Abrupt Change: Change that occurs more quickly than anticipated; often associated with “thresholds” and “tipping points.”
Anthropogenic: Caused by people and their activities.
Biodiversity, Marine: The variety of life found in the ocean and on or within the sea floor, especially related to species and genetic variation.
Biogeochemical: The nexus of biological, geological, and chemical processes; may be used to refer to just two of the three components.
Biosphere: That part of the planet that harbors life; used here in reference to “deep biosphere” or “subseafloor biosphere” to denote the microbial communities beneath the seafloor.
Carbon Cycle: The biogeochemical processes by which carbon is exchanged among the ocean, atmosphere, land and subseafloor, and biosphere. It is often used together with the nitrogen, water, and other cycles to describe those global cycles that allow the Earth to sustain life.
Climate: The slowly varying aspects of the atmosphere-ocean-land surface system. Typically characterized in terms of averages over a month or more, climate includes both the temporal and spatial variability of these averages.
Connectivity (biological context): How different species and trophic levels are connected; dispersion or dispersal of organisms from place to place.
Decision Rules: Advance planning on how to deal with unanticipated budgetary changes to allow more effective strategic planning and response to near-term budgetary adjustments.
Ecosystem Services: The benefits to humans accruing from ecosystems; often parsed into provisioning, regulating, supporting, and cultural services.
Extreme Events: Events that are outside average experience and expectation, used in relation to natural occurances such as hurricanes.
Fluids: In this report, used to denote liquids (especially seawater) and gases (especially from the atmosphere); does not include magma.
Ocean Acidification: A term used to describe significant changes to the chemistry of the ocean. It occurs when carbon dioxide gas (or CO2) is absorbed by the ocean and reacts with seawater to produce acid. The change in ocean chemistry caused by absorption of excess CO2 from the atmosphere. The reaction of CO2 with seawater causes a decrease in pH and an increase in the solubility of calcium carbonate, in the primary structural component of many marine species including clams, oysters, reef-building corals and calcareous plankton..

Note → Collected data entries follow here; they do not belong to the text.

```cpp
int run_network(mlt_ctx *ctx, SizeState &st, const NetCfg &c, int n, const PassIO &io, const GuardOut &go) {
  const int S = st.size;
  mlt::Model &m = *c.m;
  const unsigned cls = batch_class(c, n, io.pl, go.d_flat != nullptr);
  NetPlan fresh;
  const NetPlan *plan;
  if (st.loaded && !ctx->plan) {
    const PlanKey key{c.m, c.mback, c.mx, c.back_mask, c.x_units, cls};
    auto it = st.plans.find(key);
    if (it == st.plans.end()) it = st.plans.emplace(key, plan_network(ctx, c, cls)).first;
    plan = &it->second;
  } else {
    fresh = plan_network(ctx, c, cls);
    plan = &fresh;
  }
  int rc = ctx->plan ? MLT_OK : ensure_ws(ctx, ws_per_cu(m, S, c.x_units != 0) * (size_t)n);
  if (rc) return rc;
  char *p = ctx->ws;
  auto carve = [&](size_t bytes) { char *r = p; p += (bytes + 255) / 256 * 256; return (void *)r; };
  const int h0 = S / 2 > 0 ? S / 2 : 1;
  const int nplanes = (m.exact || c.x_units) ? 2 : 1;
  void *pool[4];
  for (int i = 0; i < 4; ++i) pool[i] = carve((size_t)n * h0 * h0 * 32 * 2 * nplanes);
  void *outs[5];
  float *gaps[5] = {nullptr, nullptr, nullptr, nullptr, nullptr};
  {
    int h = S;
    for (int s = 0; s < m.n_stages; ++s) {
      h = h / 2 > 0 ? h / 2 : 1;
      outs[s] = carve((size_t)n * h * h * m.planes[s] * 2 * nplanes);
      if (s >= 1) gaps[s] = (float *)carve((size_t)n * gap_slots(h * h) * m.planes[s] * 4);
    }
  }
  Launch L{ctx};
  const bool quad_ok = (cls & CLS_QUADS) != 0;
  for (const PlanStep &ps : *plan) {
    const int s = ps.s;
    const bool last = s == m.n_stages - 1;
    mlt::Model &ms = c.model_of(s, 0), &mt = c.model_of(s, 1);
    const int h = c.h_in(s), ho = h / 2 > 0 ? h / 2 : 1;
    const void *cur = s > 0 ? outs[s - 1] : nullptr;
    const bool ex0 = ms.exact, ex1 = mt.exact;
    const size_t lo_in = ex0 ? (size_t)n * h * h * (s == 0 ? 32 : m.planes[s - 1]) * 2 : 0;
    const size_t lo_st = (ex0 || ex1) ? (size_t)n * ho * ho * m.planes[s] * 2 : 0;
    const bool in_has_lo = s > 0 && c.model_of(s - 1, 1).exact;
    const bool b0_has_lo = s == 0 ? ex0 : ex1;
    int hh = 0;
    ConvIO cv;
    switch (ps.kind) {
    case PlanStep::FLAT_STAT: {
      FlatStatArgs fa{};
      io.pl.fill(fa);
      fa.flat = go.d_flat; fa.n = n; fa.s_l = ilog2(S);
      hipEvent_t e0 = nullptr, e1 = nullptr;
      if ((rc = L.prof_begin("guard_flat_stat", 0.0, (double)n * S * S * 4, e0, e1))) return rc;
      plan_note(ctx, {{"flat", go.d_flat}}, {{"quads", quad_ok}});
      LAUNCH_TRY(ctx, mlt_launch_flat_stat(fa, quad_ok, ctx->stream));
      rc = L.prof_end(e1);
      break;
    }
    case PlanStep::LAYER0_STREAM:
      rc = run_layer0_stream(ctx, ms, mt, n, io.pl, outs[0], go.d_flat, go.flat_is_clear,
                             ps.front ? &c.model_of(1, 0).blocks[1][0].conv1 : nullptr, pool[0], pool[1]);
      break;
    case PlanStep::STEM_BLOCK:
      rc = run_stem_block(ctx, ms, n, S, io.pl, pool[2], go.d_flat, go.flat_is_clear);
      break;
    case PlanStep::STEM5:
      rc = run_stem5(ctx, ms.stem, n, S, io.pl, pool[0], pool[1], lo_st);
      break;
    case PlanStep::CONV_S2:
      cv.x = cur; cv.y = pool[0]; cv.y_sc = pool[1]; cv.relu = true;
      cv.x_lo = in_has_lo ? lo_in : 0; cv.y_lo = lo_st; cv.ysc_lo = lo_st;
      cv.ysc_c16 = ps.sc_c16;
      rc = run_conv(ctx, ms.blocks[s][0].conv1, n, h, cv, &hh);
      break;
    case PlanStep::CHAIN:
      rc = run_chain3(ctx, mt.blocks[s][0], mt.blocks[s][1], n, ho, pool[0], pool[1], last ? nullptr : outs[s], gaps[s], ps.inside_s2 ? cur : nullptr,
                      ps.x_c16, ps.y_c16, pool[2], ps.sc_c16);
      break;
    case PlanStep::LAYER1_STREAM:
      rc = run_layer1_stream(ctx, mt.blocks[s][0], mt.blocks[s][1], n, pool[0], pool[1], outs[s], gaps[s], ps.y_c16);
      break;
    case PlanStep::CONV_B0C2:
      cv.x = pool[0]; cv.y = pool[2]; cv.res = pool[1]; cv.relu = true;
      cv.x_lo = cv.y_lo = cv.res_lo = lo_st;
      if (s > 0 && ex1 && !ex0) cv.x_lo = cv.res_lo = 0;
      rc = run_conv(ctx, (s == 0 ? ms : mt).blocks[s][0].conv2, n, ho, cv, &hh);
      break;
    case PlanStep::BLOCK32:
      rc = run_block32(ctx, mt.blocks[0][1], n, ho, pool[2], outs[0]);
      break;
    case PlanStep::CONV_B1C1:
      cv.x = pool[2]; cv.y = pool[3]; cv.relu = true;
      cv.x_lo = cv.y_lo = lo_st;
      if (!b0_has_lo) cv.x_lo = 0;
      rc = run_conv(ctx, mt.blocks[s][1].conv1, n, ho, cv, &hh);
      break;
    case PlanStep::CONV_B1C2:
      cv.x = pool[3]; cv.y = last ? nullptr : outs[s]; cv.res = pool[2]; cv.relu = true; cv.gap = gaps[s];
      cv.x_lo = cv.y_lo = cv.res_lo = lo_st;
      if (!b0_has_lo) cv.res_lo = 0;
      cv.y_c16 = ps.y_c16;
      rc = run_conv(ctx, mt.blocks[s][1].conv2, n, ho, cv, &hh);
      break;
    case PlanStep::HEADS: {
      HeadArgs ha{};
      for (int t = 1; t < m.n_stages; ++t) {
        const int hd = t - 1, hs = c.h_in(t + 1);
        ha.gap[hd] = gaps[t]; ha.slots[hd] = gap_slots(hs * hs); ha.w[hd] = m.heads[hd].d_w; ha.b[hd] = m.heads[hd].d_b;
        ha.c[hd] = m.planes[t]; ha.hw[hd] = hs * hs; ha.classes[hd] = m.heads[hd].classes;
      }
      ha.n_heads = m.n_heads; ha.decision_head = st.head_index; ha.poc = io.poc; ha.qp = io.qp; ha.logits = io.logits; ha.split = io.split;
      ha.mag = go.d_mag;
      ha.dec = io.dec; ha.min_conf = st.min_conf;
      ha.cand = io.cand; ha.cand_cov = st.cand_cov; ha.cand_max = st.cand_max;
      const GuardTail *tail = go.tail;
      if (tail && (n == 1 || tail->next)) {
        ha.g_conf_band = tail->conf_band; ha.g_cand_band = tail->cand_band;
        ha.g_next = tail->next;
        ha.g_count = tail->count; ha.g_idx = tail->idx; ha.g_flat = tail->flat; ha.g_flat_thr = tail->flat_thr; ha.g_near_thr = tail->near_thr; ha.g_margin = tail->margin;
        ha.g_mag_thr = tail->mag_thr;
      }
      hipEvent_t e0 = nullptr, e1 = nullptr;
      if (io.sweep.n_qps > 0) {
        HeadSweepArgs sa{};
        sa.h = ha; sa.h.mag = nullptr;
        sa.n_qps = io.sweep.n_qps; sa.slab = io.sweep.slab; sa.fix_idx = io.sweep.idx; sa.mask = io.sweep.mask; sa.active = io.sweep.idx ? nullptr : io.sweep.active;
        std::memcpy(sa.qps, io.sweep.qps, sizeof sa.qps);
        if ((rc = L.prof_begin("heads_sweep", 0.0, 0.0, e0, e1))) return rc;
        LAUNCH_TRY(ctx, mlt_launch_heads_sweep(sa, n, ctx->stream));
        rc = L.prof_end(e1);
        break;
      }
      if ((rc = L.prof_begin("heads", 0.0, 0.0, e0, e1))) return rc;
      plan_note(ctx, {{"gap0", ha.gap[0]}, {"gap1", ha.gap[1]}, {"gap2", ha.gap[2]}, {"gap3", ha.gap[3]}},
                {{"slots0", ha.slots[0]}, {"slots1", ha.slots[1]}, {"slots2", ha.slots[2]}, {"slots3", ha.slots[3]}, {"c0", ha.c[0]}, {"c1", ha.c[1]}, {"c2", ha.c[2]}, {"c3", ha.c[3]},
                 {"hw0", ha.hw[0]}, {"hw1", ha.hw[1]}, {"hw2", ha.hw[2]}, {"hw3", ha.hw[3]}, {"heads", ha.n_heads}});
      LAUNCH_TRY(ctx, mlt_launch_heads(ha, n, ctx->stream));
      rc = L.prof_end(e1);
      break;
    }
    }
    if (rc) return rc;
  }
  return MLT_OK;
}

extern "C" {
#pragma GCC visibility push(default)

int mlt_plan_describe(const void *blob, size_t bytes, int size, int n, int tier, unsigned w2_units, unsigned x_units, int aligned, char *out, size_t cap) {
  const int si = size_index(size);
  if (!blob || !out || cap == 0 || si < 0 || n <= 0) return -1;
  mlt_ctx ctx;
  std::vector<std::string> plan;
  ctx.plan = &plan;
  ctx.plan_detail = (aligned & 2) != 0;
  ctx.lds_oob_zero = true;
  SizeState &st = ctx.sz[si];
  st.size = size; st.enabled = st.loaded = true;
  st.head_index = size == 128 ? 2 : 0;
  std::string err;
  const bool whole_exact = tier == 1 || tier == 5;
  if (!mlt::build_model(blob, bytes, tier == 5 ? mlt::MLT_MODEL_XLITE : tier == 1 ? mlt::MLT_MODEL_EXACT : mlt::MLT_MODEL_FAST, size, st.model, err)) return -1;
  if (!whole_exact && w2_units && !mlt::build_model(blob, bytes, mlt::MLT_MODEL_W2, size, st.model_w2, err)) return -1;
  if (!whole_exact && x_units && !mlt::build_model(blob, bytes, mlt::MLT_MODEL_EXACT, size, st.model_exact, err)) return -1;
  st.exact = whole_exact;
  st.w2 = !whole_exact && w2_units != 0; st.w2_units = st.w2 ? w2_units : 0; st.x_units = whole_exact ? 0 : x_units;
  const int16_t *planes = (const int16_t *)(uintptr_t)((aligned & 1) ? 0x1000 : 0x1002);
  int32_t *const flat_fake = (int32_t *)(uintptr_t)0x2000;
  ctx.ws = (char *)(uintptr_t)0x100000000ull;
  GuardOut go;
  go.d_flat = whole_exact ? nullptr : flat_fake;
  const int rc = run_network(&ctx, st, st.main_cfg(), n, PassIO{Planes::dense(planes, planes, size), nullptr, nullptr, nullptr, nullptr, nullptr}, go);
  ctx.ws = nullptr;
  if (rc) return -1;
  size_t pos = 0;
  for (const std::string &l : plan) {
    if (pos + l.size() + 2 > cap) return -1;
    std::memcpy(out + pos, l.data(), l.size());
    pos += l.size();
    out[pos++] = '\n';
  }
  out[pos] = 0;
  return (int)plan.size();
}

#pragma GCC visibility pop
}
```

fastintercu-vvc_amd/csrc/mlt_kernels.h:

```cpp
#pragma once
#include <hip/hip_runtime.h>
#include <stdint.h>

#define MLT_MAX_HEADS_K 4
#define MLT_MAX_LOGITS_K 16
#define MLT_FLAT_RANGE 6
#define MLT_FLAT_EXACT_SHIFT 16

struct ConvArgs {
  const void *x;
  void *y;
  const void *w;
  const float *bias;
  const void *res;
  const void *zero;
  int n;
  int ntiles;
  int hin_l, hout_l;
  int tw_l, th_l, spw_l;
  int ph, pw, rp, half;
  uint32_t pw_magic, ph_magic, rp_magic;
  int patch_bytes;
  int relu;
  int y_c16;
  int ysc_c16;
  float acc_scale;
  void *y_sc;
  const float *bias_sc;
  float *gap;
  int gap_slots, gap_l;
  size_t x_lo_off, y_lo_off, res_lo_off, ysc_lo_off, w_lo_off;
  int lo8_scale;
  int xl_sa0, xl_sa1, xl_sb1;
};

struct ConvCfg { int kc, ct, mt, gt, dma, mt_dma, lat, gt_w2; };

struct Stem5Args {
  const int16_t *org, *pred;
  long org_row_stride, org_cu_stride, pred_row_stride, pred_cu_stride;
  const void *w;
  const float *bias, *bias_sc;
  void *y, *y_sc;
  size_t y_lo_off, ysc_lo_off, w_lo_off;
  float acc_scale;
  int n, s_l, hout_l, tw_l, th_l, spw_l;
  int rh, rw, halfw;
  uint32_t rw_magic, rh_magic;
};

struct Block32Args {
  const void *x;
  void *y;
  const void *w1, *w2;
  const float *bias1, *bias2;
  int n, h_l, ntiles;
  size_t w1_lo_off, w2_lo_off;
  float scale1, scale2;
};

struct StemBlockArgs {
  const int16_t *org, *pred;
  long org_row_stride, org_cu_stride, pred_row_stride, pred_cu_stride;
  const void *w;
  const void *w2;
  const float *bias, *bias_sc, *bias2;
  void *y;
  int32_t *flat;
  float acc_scale;
  int n, hout_l, ntiles;
  size_t w_lo_off, w2_lo_off;
  float scale2;
};

#define MLT_L0F_LDS_BYTES 161040
#define MLT_L0_LDS_BYTES 145872
struct Layer0Args {
  const int16_t *org, *pred;
  long org_row_stride, org_cu_stride, pred_row_stride, pred_cu_stride;
  const void *w;
  const void *w2, *w3, *w4;
  const float *bias, *bias_sc, *bias2, *bias3, *bias4;
  void *y;
  int32_t *flat;
  float acc_scale;
  int n;
  const void *w5;
  const float *bias5, *bias5_sc;
  void *y_t, *y_sc;
  float scale5;
};

#define MLT_L1_LDS_BYTES 159008
struct Layer1Args {
  const void *t;
  const void *sc;
  const void *w[3];
  const float *bias[3];
  float scale[3];
  void *y;
  int y_c16;
  float *gap;
  int gap_slots, n;
};

struct ChainConv {
  const void *w;
  size_t w_lo_off;
  int lo8_scale;
  const float *bias;
  float acc_scale;
  int relu;
  int res_mode;
  int save;
  const void *res;
  void *y;
};
struct ChainArgs {
  const void *x;
  const void *s2_w;
  const float *s2_bias, *s2_bias_sc;
  float s2_scale;
  const void *zero;
  ChainConv cv[3];
  int nconv;
  void *y;
  int y_c16;
  int x_c16;
  int res0_c16;
  float *gap;
  int gap_slots, gap_l;
  int n;
};
hipError_t mlt_launch_chain(int c, int h, bool with_s2, bool oob_zero, bool w2, const ChainArgs &a, int grid_x, hipStream_t st);
bool mlt_chain_supported(int c, int h);
hipError_t mlt_probe_lds_oob(int *d_ok, hipStream_t st);
bool mlt_stage_supported(int c, int h);

struct DecisionRec {
  int32_t split_mode, raw_mode;
  float confidence, margin;
  int32_t level_mode[MLT_MAX_HEADS_K];
  float level_conf[MLT_MAX_HEADS_K];
};
#define MLT_CONF_BAND_FRAC 0.75f

#define MLT_MAX_CAND_K 6
struct CandRec {
  uint32_t mask;
  int32_t count;
  int8_t order[8];
  float prob[MLT_MAX_CAND_K];
};

struct HeadArgs {
  const float *gap[MLT_MAX_HEADS_K];
  int slots[MLT_MAX_HEADS_K];
  const float *w[MLT_MAX_HEADS_K];
  const float *b[MLT_MAX_HEADS_K];
  int c[MLT_MAX_HEADS_K], hw[MLT_MAX_HEADS_K], classes[MLT_MAX_HEADS_K];
  int n_heads, decision_head;
  const int32_t *poc, *qp;
  float *logits;
  int32_t *split;
  DecisionRec *dec;
  float min_conf, g_conf_band;
  CandRec *cand;
  float cand_cov, g_cand_band;
  int cand_max;
  int32_t *g_count, *g_idx, *g_flat;
  int g_flat_thr, g_near_thr;
  float g_margin;
  float *mag;
  float g_mag_thr;
  int32_t *g_next;
};
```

Ocean Circulation: The large-scale movement of water, created by horizontal currents and vertical motion such as upwelling and overturning, and driven by winds and the exchange of heat and freshwater at the air-sea interface.
Predictability: Used in a nontechnical sense to mean the extent to which natural phenomena can be forecast by existing models and data. Improved understanding of the phenomena can usually contribute to its predictability. We also distinguish between efforts to enhance predictability and efforts to make forecasts; the former are the focus of research activities, whereas the latter are often the province of operational agencies.
Primary Productivity: The rate at which energy is converted by photosynthetic and chemosynthetic processes and living organisms to organic substances; making new biomass from inorganic substances.
Readiness: Some topical areas are ready to be worked on: the tools and infrastructure exist, the money is possibly available, the questions are clear, the community interested in it is energized and perhaps growing, and the partners are ready and willing. It is “low-hanging fruit” in the sense that one does not need for it to ripen further. This does NOT imply that results will come quickly, only that the research can begin quickly.
Resilience: The capacity of an ecosystem to respond to a perturbation or disturbance by resisting damage and recovering quickly. Some research suggests resilience is degraded if biodiversity is decreased.
Sea Level: In this report, used as the longer-term changes associated with land subsidence/uplift, and especially those changes associated with climate change, specifically glacier melt and ocean warming, not the daily/ short-term variations associated with tides and winds.
Societal Impact: An increasing emphasis at NSF and in government-funded programs in general is to focus funding on areas of societal relevance. The federal themes of ocean-related societal relevance are stewardship of natural and cultural ocean resources, increasing resilience to natural hazards and environmental disasters, maritime operations and the marine environment, the ocean’s role in climate, improving ecosystem health, and enhancing human health.
Transformative: The potential for radically changing the understanding of—and how one thinks about—the topic being investigated, if the research is successful.